For a journalist supposed to be close to the Cameroons, Janan Ganesh daringly broaches the touchiest of subjects – the failure of the Conservative Party to win a majority at the last general election.
To even raise the issue at the Tory top table is to cause a scene that only HM Bateman could have done justice to. But undeterred, Ganesh devotes his column in the Financial Times to 2010 and all that, describing the electoral outcome as the “original sin” to which David Cameron’s current problems can be traced back:
- “Mr Cameron has never openly addressed the question of why he fell short in 2010. Yet the battle to interpret that result is shaping his present and will influence the party’s choice of an eventual successor. For Tories, it is a reference-point election in the way 1992 was for the Labour party.
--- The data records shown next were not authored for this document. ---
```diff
@@ -291,7 +347,16 @@
     const bool it2 = rpw > 32, act = d.actA.mode != 0, res = d.residual != nullptr, bnb = d.epi.bn_x != nullptr, lz = d.actA.mode == 4;
     const bool pb = d.precision == 1;
     const bool stg = d.store != 0;
-#define DPP_EXS(K_, I_, A_, R_, B_, L_, P_, S_) DPP_LAUNCH((gemm_expand_kernel<KT, K_, I_, A_, R_, B_, L_, P_, S_>), grid, dim3(DPP_THREADS), 0, st, ga, rpw)
+    const char* se = getenv("DPP_EXPAND_SHARE");
+    const int share = se ? atoi(se) : 1;
+    const bool can = KT != 16 && d.M % (4 * rpw) == 0 && (!d.b_kc || d.ldb == d.K);
+    const bool faster = !(it2 && ((KT == 32 && !d.b_kc && (res || lz)) || (KT == 64 && lz)));
+    const bool sh = share != 0 && can && (faster || share == 3);
+    const int ng = d.N / 64, xcd = sh && share != 2 && grid.x % 8 == 0 && (grid.x / 8) % ng == 0;
+    if (getenv("DPP_EXPAND_SHARE_VERBOSE")) fprintf(stderr, "gemm_expand_kernel: K %d N %d M %d rpw %d: %s\n", d.K, d.N, d.M, rpw, sh ? "shared filter slice" : "wave-autonomous");
+#define DPP_EXS(K_, I_, A_, R_, B_, L_, P_, S_) do { \
+        if (sh) DPP_LAUNCH((gemm_expand_kernel<KT, K_, I_, A_, R_, B_, L_, P_, S_, KT != 16>), grid, dim3(DPP_THREADS), 0, st, ga, rpw, xcd); \
+        else DPP_LAUNCH((gemm_expand_kernel<KT, K_, I_, A_, R_, B_, L_, P_, S_, false>), grid, dim3(DPP_THREADS), 0, st, ga, rpw, 0); } while (0)
 #define DPP_EX(K_, I_, A_, R_, B_, L_, P_) do { if (!(L_) && stg) DPP_EXS(K_, I_, A_, R_, B_, L_, P_, !(L_)); else DPP_EXS(K_, I_, A_, R_, B_, L_, P_, false); } while (0)
 #define DPP_EX_P(K_, I_, A_, R_, B_) do { if (pb) { DPP_EX(K_, I_, A_, R_, B_, false, true); break; } \
                                           DPP_EX(K_, I_, A_, R_, B_, false, false); } while (0)
```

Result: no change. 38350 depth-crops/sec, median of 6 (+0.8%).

Through abstention by Mr Cameron and other modernisers, this battle is being won by his tormentors on the right.
- “The abridged version of the right’s account blames 2010 on a shoddy campaign that ignored conservative issues such as tax cuts and especially immigration in favour of esoteric waffle about the ‘Big Society’. This was compounded by his foolish participation in televised debates that he flunked.”
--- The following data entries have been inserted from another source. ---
# TimoStoff/event_utils

Hardware: AMD Instinct MI355X
Metric: Mevents/s (voxel 5-bin 640x480) (higher is better)
Workload: dtype f32

## Files before the change

### event_utils_amd/_lib.py

```python
import ctypes
import os
from ctypes import c_char_p, c_double, c_float, c_int, c_int64, c_uint32, c_uint64, c_void_p

_HERE = os.path.dirname(os.path.abspath(__file__))
_ENV_DATA = getattr(os.environ, "_data", None)
_ENV_KEYS = {}


def getenv(name, default):
    if _ENV_DATA is None or type(_ENV_DATA) is not dict:
        return os.environ.get(name, default)
    k = _ENV_KEYS.get(name)
    if k is None:
        k = _ENV_KEYS[name] = os.fsencode(name)
    v = _ENV_DATA.get(k)
    return default if v is None else os.fsdecode(v)


LIB_PATH = os.environ.get("EVK_LIB_PATH") or os.path.join(_HERE, "csrc", "libevk.so")

EVK_IWE_ABS_POLARITY = 1
EVK_IWE_GRADIENT = 2
EVK_IWE_COMPACT = 16
EVK_POST_MIX, EVK_POST_BLUR_IWE, EVK_POST_VALUE, EVK_POST_NONE = 1, 2, 4, 8
EVK_MAX_RADIUS = 32
EVK_VOXEL_OVERWRITE, EVK_VOXEL_SPLIT_POLARITY, EVK_VOXEL_T_FROM_EVENTS = 1, 2, 4
EVK_VOXEL2_PARTITION_ONLY, EVK_VOXEL2_TILES_ONLY = 16, 32
EVK_VOXEL_DETERMINISTIC = 256
EVK_IMAGE2_NO_FIXED = 512
EVK_VOXEL2_REC4, EVK_VOXEL2_REC8, EVK_VOXEL2_NO_COUNT, EVK_VOXEL2_WG512 = 1024, 2048, 4096, 8192
EVK_VOXEL2_LIVE = 16384
EVK_COLUMNS_UNALIGNED = 65536
EVK_VOXEL2_NO_COUNT2 = 32768
EVK_STAGE_STATS, EVK_STAGE_COMPACT, EVK_STAGE_LEGACY_SCATTER = 16, 32, 64
EVK_SELECT_I16, EVK_SELECT_I32, EVK_SELECT_I64, EVK_SELECT_F32, EVK_SELECT_F64 = 0, 1, 2, 3, 4
EVK_SELECT_BOX, EVK_SELECT_NOT_HOT, EVK_SELECT_MASK, EVK_SELECT_RANDOM = 0, 1, 2, 3
EVK_PHILOX_SUBSET, EVK_PHILOX_RANDOM_XY, EVK_PHILOX_RANDOM_TP = 1, 2, 3
EVK_PHILOX_CORR_CHOICE, EVK_PHILOX_CORR_XY, EVK_PHILOX_CORR_T = 4, 5, 6
EVK_T_F32, EVK_T_F64 = 0, 1
EVK_WARP_ROTATION, EVK_WARP_XYZTHETA = 1, 2
EVK_WARP_ANGULAR_VELOCITY, EVK_WARP_PLANAR_FLOW = 3, 4
EVK_IWE_DIRECT = 32
EVK_WARP_LINVEL = 0
EVK_G_IDENT, EVK_G_EXP, EVK_G_STEP, EVK_G_EXPNEG = 0, 1, 2, 3
EVK_P_U8_PM1, EVK_P_U8, EVK_P_I8, EVK_P_F32 = 0, 1, 2, 3

P = c_void_p

# ... 121 lines not shown
    "evk_error_string": ([c_int], c_char_p),
    "evk_reduce_scratch_bytes": ([], c_int64),
    "evk_bucket_scratch_bytes": ([c_int], c_int64),
    "evk_compact_records_bytes": ([c_int64], c_int64),
    "evk_iwe_tiled_staging_bytes": ([c_int, c_int64, c_int, c_int, c_int, c_int], c_int64),
    "evk_voxel_tiled_staging_bytes": ([c_int, c_int64, c_int, c_int, c_int], c_int64),
    "evk_bucket_index_len": ([c_int, c_int64], c_int64),
    "evk_bucket_max_items": ([c_int, c_int64], c_int),
    "evk_comm_unique_id_bytes": ([], c_int),
    "evk_voxel2_max_tiles": ([], c_int),
    "evk_voxel2_index_len": ([c_int, c_int64], c_int64),
    "evk_voxel2_scratch_bytes": ([c_int, c_int64, c_int, c_int, c_int], c_int64),
    "evk_voxel2_num_tiles": ([c_int, c_int, c_int, c_int], c_int),
    "evk_voxel2_fits": ([c_int, c_int, c_int, c_int, c_int], c_int),
    "evk_num_cu": ([], c_int),
    "evk_image2_scratch_bytes": ([c_int, c_int64, c_int, c_int], c_int64),
    "evk_timestamp_images2_scratch_bytes": ([c_int, c_int64, c_int, c_int], c_int64),
    "evk_image2_indexed_scratch_bytes": ([c_int, c_int64, c_int, c_int], c_int64),
    "evk_dense_rank_scratch_bytes": ([c_int64], c_int64),
    "evk_spectral_scratch_bytes": ([c_int, c_int], c_int64),
    "evk_minmax_scratch_bytes": ([], c_int64),
    "evk_select_scratch_bytes": ([c_int64], c_int64),
    "evk_hot_pixels_scratch_bytes": ([], c_int64),
    "evk_augment_bounds_scratch_bytes": ([], c_int64),
    "evk_sort_events_scratch_bytes": ([c_int64], c_int64),
    "evk_iwe_param_band_rows": ([c_int, c_uint32, c_int, c_int], c_int),
    "evk_tsimg_band_rows": ([c_uint32, c_int, c_int], c_int),
}


# ... 38 lines not shown
```

### event_utils_amd/csrc/evk_part2.h

```cpp
#pragma once
#include <cstdio>
#include <cstring>
#include <mutex>
#include <type_traits>

#include "evk_part.h"

namespace evk {

#define V2_HDR 16
#define V2_MAX_TILES 2048
#define V2_TOTALS V2_HDR
#define V2_LIVE_PROGRESS (V2_HDR + V2_MAX_TILES)
#define V2_LIVE_STATUS (V2_LIVE_PROGRESS + 256)
#define V2_PART (V2_LIVE_STATUS + V2_MAX_TILES)
#define V2_COUNTER(T) (V2_PART + (T) + 1)
#define V2_ITEM(T) (V2_PART + 2 * (T) + 1)
#define V2_LB 10
#define EVK_VOXEL2_COUNT (1 << 20)
#define EVK_VOXEL2_COUNT2 (1 << 21)
#define V2_LOCAL_MASK ((1u << V2_LB) - 1u)
#define V2_WIDE (1u << V2_LB)
#define V2_P_MASK (~((2u << V2_LB) - 1u))
__device__ __forceinline__ void lds_barrier() { asm volatile("s_waitcnt lgkmcnt(0)\n\ts_barrier" ::: "memory"); }
// ... 30 lines not shown

struct Part2 {
    int S;
    int per_block;
    int nsc;
    int nt_pad;
    int nblk;
};

#define V2_FMT_IMGN 1
#define V2_FMT_IMGB 12
#define V2_FMT_IMGT 13
#define V2_FMT_IMGX 14
#define V2_FMT_IMGD 15
#define V2_FMT_VOX8W 9
#define V2_DELTA_SHIFT 12
#define V2_DELTA_LIMIT (1u << 20)
#define V2_CODE_SHIFT 10
__host__ __device__ constexpr int v2_fmt_lds_bytes(int rec) { return rec == V2_FMT_IMGN ? 8 : ((rec == V2_FMT_VOX8W || rec == V2_FMT_IMGT || rec == V2_FMT_IMGX || rec == V2_FMT_IMGD) ? 12 : rec); }
template <int THREADS, int EPT, int REC, typename C, bool LIVE = false>
__global__ void __launch_bounds__(THREADS, 4) k_part_sorted(const C c, int64_t n, TileGridG g, int ntiles, Part2 q, float t_first,
                                                            float t_last, float bm1, int t_from_events,
                                                            void *__restrict__ rec_, void *__restrict__ side_,
                                                            uint32_t *__restrict__ bases,
                                                            uint32_t *__restrict__ table, uint32_t *__restrict__ index,
                                                            uint32_t cap, uint32_t part, uint32_t *oob, uint32_t *host_report,
                                                            uint32_t seq, uint32_t *live_progress = nullptr,
                                                            uint32_t live_epoch = 0) {
    static_assert(!LIVE || REC == 8, "the live consumer reads 8-byte records written through");
    static_assert(REC == 8 || REC == 4 || REC == V2_FMT_IMGN || REC == V2_FMT_IMGB || REC == V2_FMT_IMGT || REC == V2_FMT_IMGX || REC == V2_FMT_IMGD || REC == V2_FMT_VOX8W, "record format");
    constexpr bool R8 = REC == 8 || REC == V2_FMT_VOX8W;
    constexpr bool IMGBT = REC == V2_FMT_IMGB || REC == V2_FMT_IMGT || REC == V2_FMT_IMGX || REC == V2_FMT_IMGD;
    constexpr bool STAGE_W = REC == V2_FMT_VOX8W || REC == V2_FMT_IMGN || IMGBT;
    constexpr bool VOX = R8 || REC == 4;
    constexpr int LB = v2_fmt_lds_bytes(REC);
    uint2 *const rec = static_cast<uint2 *>(rec_);
    float *const pw = static_cast<float *>(side_);
    uint2 *const wide2 = static_cast<uint2 *>(side_);
    constexpr int G = C::G, NG = EPT / G;
    static_assert(EPT % G == 0, "events per thread");
    constexpr int PER_MAX = (V2_MAX_TILES + THREADS - 1) / THREADS;
    extern __shared__ __attribute__((aligned(16))) unsigned char smem[];
    uint2 *sorted = reinterpret_cast<uint2 *>(smem);
    uint32_t *hist = reinterpret_cast<uint32_t *>(smem + (size_t)THREADS * EPT * LB + 16);
    uint32_t *cur = hist + ((ntiles + 4) & ~3);
    uint32_t *tot = cur + ((ntiles + 4) & ~3);
// ... 43 lines not shown
    auto load_xy = [&](int sc) {
#pragma unroll
        for (int k = 0; k < NG; ++k) c.template load_xy<true>(row_base(sc, k), valid_in(sc, k) > 0 ? (uint32_t)tl_ : 0u, xyr + C::XYW * k);
    };
    auto load_tp = [&](int sc) {
#pragma unroll
        for (int k = 0; k < NG; ++k) c.template load_tp<true>(row_base(sc, k), valid_in(sc, k) > 0 ? (uint32_t)tl_ : 0u, tpr + C::TPW * k);
        if constexpr (REC == 4) tb = c.t1((int64_t)sc * q.S);
    };
    auto fence = [&]() {
        asm volatile("" ::: "memory");
        __builtin_amdgcn_sched_barrier(0);
    };
    for (int i = tid; i < ntiles; i += THREADS) hist[i] = 0, tot[i] = 0;
    if (tid < 8) tmp[64 + tid] = 0;
    if (sc0 < sc_end) load_xy(sc0);
    EVK_WAIT_VM0();
    lds_barrier();
    uint32_t kept_prev = 0;
    int64_t lo_prev = 0;
    int sc_prev = 0;
    auto store_run = [&](const uint4 *src, uint4 *dst, const int n16) {
        if constexpr (REC != 4) {
            typedef uint32_t u4v __attribute__((ext_vector_type(4)));
            const __amdgpu_buffer_rsrc_t rs = __builtin_amdgcn_make_buffer_rsrc(
                (void *)dst, 0, (int)__builtin_amdgcn_readfirstlane(n16 * 16), 0x00020000);
            for (int i = tid; i < n16; i += THREADS) {
                const uint4 v = src[i];
                __builtin_amdgcn_raw_buffer_store_b128(u4v{v.x, v.y, v.z, v.w}, rs, i * 16, 0,  16);
            }
        } else {
// ... 5 lines not shown
        if constexpr (R8 || IMGBT)
            store_run(src, reinterpret_cast<uint4 *>(rec + lo_prev), (int)((kept_prev + 1) >> 1));
        else
            store_run(src, reinterpret_cast<uint4 *>(reinterpret_cast<uint32_t *>(rec_) + lo_prev), (int)((kept_prev + 3) >> 2));
        if constexpr (LIVE)
            store_run(reinterpret_cast<const uint4 *>(trow_l), reinterpret_cast<uint4 *>(table + (int64_t)sc_prev * q.nt_pad), q.nt_pad >> 2);
        if constexpr (STAGE_W) {
            if (tmp[65])
                store_run(reinterpret_cast<const uint4 *>(sortedp),
                          reinterpret_cast<uint4 *>(static_cast<uint32_t *>(side_) + lo_prev), (int)((kept_prev + 3) >> 2));
        }
    };
    for (int sc = sc0; sc < sc_end; ++sc) {
        asm volatile("" : "+v"(tl_));
        const int64_t lo = (int64_t)sc * q.S;
        if (sc > sc0) write_out();
#pragma unroll
        for (int k = 0; k < NG; ++k) {
            const int nv = valid_in(sc, k);
#pragma unroll
            for (int e = 0; e < G; ++e) {
                uint32_t cell = 0;
                int key;
                if constexpr (IMGBT) key = c.key_rel(xyr + C::XYW * k, e, g, xr[G * k + e], yr[G * k + e]);
                else key = c.key_of(xyr + C::XYW * k, e, g, cell);
                kl[G * k + e] = ((key >= 0) & (e < nv)) ? (((uint32_t)key << V2_LB) | cell) : 0xFFFFFFFFu;
                if constexpr (VOX) dropped += ((key < 0) & (e < nv)) ? 1u : 0u;
                else dropped += ((key == -1) & (e < nv)) ? 1u : 0u;
                if constexpr (IMGBT) rare |= ((key == -3) & (e < nv)) ? (1u << (G * k + e)) : 0u;
                asm volatile("" : "+v"(dropped));
                __builtin_amdgcn_sched_barrier(0);
// ... 56 lines not shown
        if constexpr (VOX) {
#pragma unroll
            for (int s2 = 0; s2 < EPT; ++s2) {
                tv[s2] = time_norm(c.t_of(tpr + C::TPW * (s2 / G), s2 % G), tnorm);
                __builtin_amdgcn_sched_barrier(0);
            }
        }
        EVK_WAIT_VM0();
        fence();
        if constexpr (EARLY) {
            if (sc == sc_end - 1 && tid == 0) {
                EVK_HANDOVER_RELEASE();
                early_prev = __hip_atomic_fetch_add(index + 8, 1u, __ATOMIC_RELAXED, __HIP_MEMORY_SCOPE_AGENT);
            }
        }
        if (sc + 1 < sc_end) load_xy(sc + 1);
        fence();
        uint32_t pos_[EPT];
#pragma unroll
        for (int s2 = 0; s2 < EPT; ++s2) {
            pos_[s2] = 0;
            if (kl[s2] != 0xFFFFFFFFu) pos_[s2] = atomicAdd(&cur[kl[s2] >> V2_LB], 1u);
        }
        auto slot_of = [&](int s2) -> uint32_t { return pos_[s2]; };
        if constexpr (REC == V2_FMT_VOX8W) {
            bool any_wide = false;
#pragma unroll
            for (int s2 = 0; s2 < EPT; ++s2) {
                if (kl[s2] != 0xFFFFFFFFu) {
                    const uint32_t pos = slot_of(s2);
                    const uint32_t pbits = __float_as_uint(c.p_of(tpr + C::TPW * (s2 / G), s2 % G));
                    const bool wide = ((pbits & ~V2_P_MASK) != 0u) | ((pbits & 0x7F800000u) == 0x7F800000u);
                    nwide += ((((pbits & 0x7FFFFFFFu) == 0x3F800000u) | (pbits == 0u)) ? 0u : 0x10000u) + (wide ? 1u : 0u);
                    sorted[pos] = make_uint2(__float_as_uint(tv[s2]), (wide ? V2_WIDE : (pbits & V2_P_MASK)) | (kl[s2] & V2_LOCAL_MASK));
                    sortedp[pos] = pbits;
                    any_wide |= wide;
                }
            }
            if (any_wide) tmp[65] = 1u;
        } else if constexpr (REC == 8) {
            uint32_t wide_mask = 0;
#pragma unroll
            for (int s2 = 0; s2 < EPT; ++s2) {
                if (kl[s2] != 0xFFFFFFFFu) {
                    const uint32_t pos = slot_of(s2);
                    const uint32_t pbits = __float_as_uint(c.p_of(tpr + C::TPW * (s2 / G), s2 % G));
                    const bool wide = ((pbits & ~V2_P_MASK) != 0u) | ((pbits & 0x7F800000u) == 0x7F800000u);
                    nwide += (((pbits & 0x7FFFFFFFu) == 0x3F800000u) | (pbits == 0u)) ? 0u : 0x10000u;
                    sorted[pos] = make_uint2(__float_as_uint(tv[s2]), (wide ? V2_WIDE : (pbits & V2_P_MASK)) | (kl[s2] & V2_LOCAL_MASK));
                    if (wide) wide_mask |= 1u << s2, kl[s2] = pos;
                }
            }
            if (__any(wide_mask != 0u)) {
#pragma unroll
                for (int s2 = 0; s2 < EPT; ++s2)
// ... 99 lines not shown
                        ++nwide;
                    }
                }
                if (live) sorted4[slot_of(s2)] = word;
            }
        }
        lds_barrier();
        if constexpr (EARLY) {
            if (sc == sc_end - 1 && tid == 0 && early_prev == gridDim.x - 1) early_publish();
        }
        if constexpr (LIVE) {
            if (sc > sc0 && tid == 0)
                __hip_atomic_store(live_progress + blockIdx.x, (live_epoch << 8) | (uint32_t)(sc - sc0), __ATOMIC_RELAXED,
                                   __HIP_MEMORY_SCOPE_AGENT);
        }
        EVK_WAIT_VM0();
        kept_prev = kept, lo_prev = lo, sc_prev = sc;
    }
    uint32_t *gidx = index;
    if constexpr (EARLY) {
        if (sc0 >= sc_end && tid == 0) {
            early_prev = __hip_atomic_fetch_add(index + 8, 1u, __ATOMIC_RELAXED, __HIP_MEMORY_SCOPE_AGENT);
            if (early_prev == gridDim.x - 1) early_publish();
        }
    } else {
        if (dropped && oob) atomicAdd(oob, dropped);
    }
    for (int i = tid; i < ntiles; i += THREADS)
        if (tot[i]) __hip_atomic_fetch_add(gidx + V2_TOTALS + i, tot[i], __ATOMIC_RELAXED, __HIP_MEMORY_SCOPE_AGENT);
    {
        uint32_t nw = nwide & 0xFFFFu, nu = nwide >> 16;
// ... 61 lines not shown
    for (int k = 0; k < PER_MAX; ++k) {
        const int i = i0 + k;
        if (k < per && i < i1) {
            const uint32_t parts = tt[k] > cap ? (tt[k] + part - 1) / part : 1u;
            part_start[i] = prun;
            counters[i] = 0;
            for (uint32_t jj = 0; jj < parts; ++jj) item_tile[prun + jj] = (uint32_t)i;
            prun += parts;
        }
    }
    if (tid == 0) {
        part_start[ntiles] = total_parts;
        __hip_atomic_store(gidx + 2, 0u, __ATOMIC_RELAXED, __HIP_MEMORY_SCOPE_AGENT);
        __hip_atomic_store(gidx + 7, now5 != prev6 ? 1u : 0u, __ATOMIC_RELAXED, __HIP_MEMORY_SCOPE_AGENT);
        __hip_atomic_store(gidx + 6, now5, __ATOMIC_RELAXED, __HIP_MEMORY_SCOPE_AGENT);
        if constexpr (!VOX) {
            __hip_atomic_store(gidx + 1, now3 != prev0 ? 1u : 0u, __ATOMIC_RELAXED, __HIP_MEMORY_SCOPE_AGENT);
            __hip_atomic_store(gidx + 0, now3, __ATOMIC_RELAXED, __HIP_MEMORY_SCOPE_AGENT);
        }
        if (!EARLY && host_report) {
            const uint32_t cnt = cnt_oob;
            __hip_atomic_store(reinterpret_cast<unsigned long long *>(host_report),
                               (unsigned long long)seq | ((unsigned long long)cnt << 32), __ATOMIC_RELAXED, __HIP_MEMORY_SCOPE_SYSTEM);
        }
    }
}
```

Ganesh offers an alternative interpretation. In doing so he only gets the story half right, but it is a very good half:
- “By the time the formal election campaign began in April of that year, hopes of an overall parliamentary majority were already fading. The Tories’ poll lead had been dwindling since the previous autumn, which was when the party began to elucidate its plan to cut the fiscal deficit more aggressively than Labour would. This candour was admirable and far-sighted… but even at the time the Tories feared it would cost them votes. And it did.”
This is an absolutely crucial point. The austerity message took centre stage at the 2009 Conservative Party annual conference, and it was from then on that the Conservative lead in the polls began to crumble.
Ganesh doesn’t seek to excuse the “haplessness” of the actual campaign, which he calls a “shapeless farce”; but contrary to what some people claim to remember it wasn’t all about the Big Society (which only “took up a single day in the Tory ‘grid’”). And for all the disruption caused by the TV debates, “the Tories ended it with roughly the same poll lead over Labour as they began it.”
In other words, the chance of a majority was blown in the months leading up to the campaign not during it:
- “The real reason for the Tories’ failure had more to do with the economic insecurity that nagged at voters when shown blueprints for austerity by a party they already mistrusted… Fiscal clarity made for bad short-term politics, and yet the blame has somehow gone to other, softer aspects of the Tory offering.
- “The Conservatives did not fail because they were seen as high-minded metropolitans, but because they were too redolent of the same old Tories. They had changed too little, not too much. The people who should have been vindicated by 2010 were the modernisers.”
And this is where Janan Ganesh gets it wrong. Yes, austerity was a tough sell, but people were ready to be assured that it was necessary – the only way of leading Britain back to safety after the chaos caused by Gordon Brown and the bankers. But, instead of balancing the austerity message with a ‘security’ message, it was combined with an Obama-style ‘change’ message – as if austerity was something to look forward too and get excited about.
As for the specific slogans and images, they were all wrong too – such as “we’re all in it together” (yeah, right), “invitation to join the government of Great Britain” (huh?) and that bizarre poster of a seemingly air-brushed and botox’d David Cameron (ugh!). To this this day, the Cameroons continue to believe that their economic medicine can be sweetened with more of that “high-minded metropolitan” sugar. But they’re wrong.
Yes, people will vote for fiscal sanity, but after all the recklessness, greed and incompetence of the previous decade, what they want in return isn’t social liberalism, but social justice.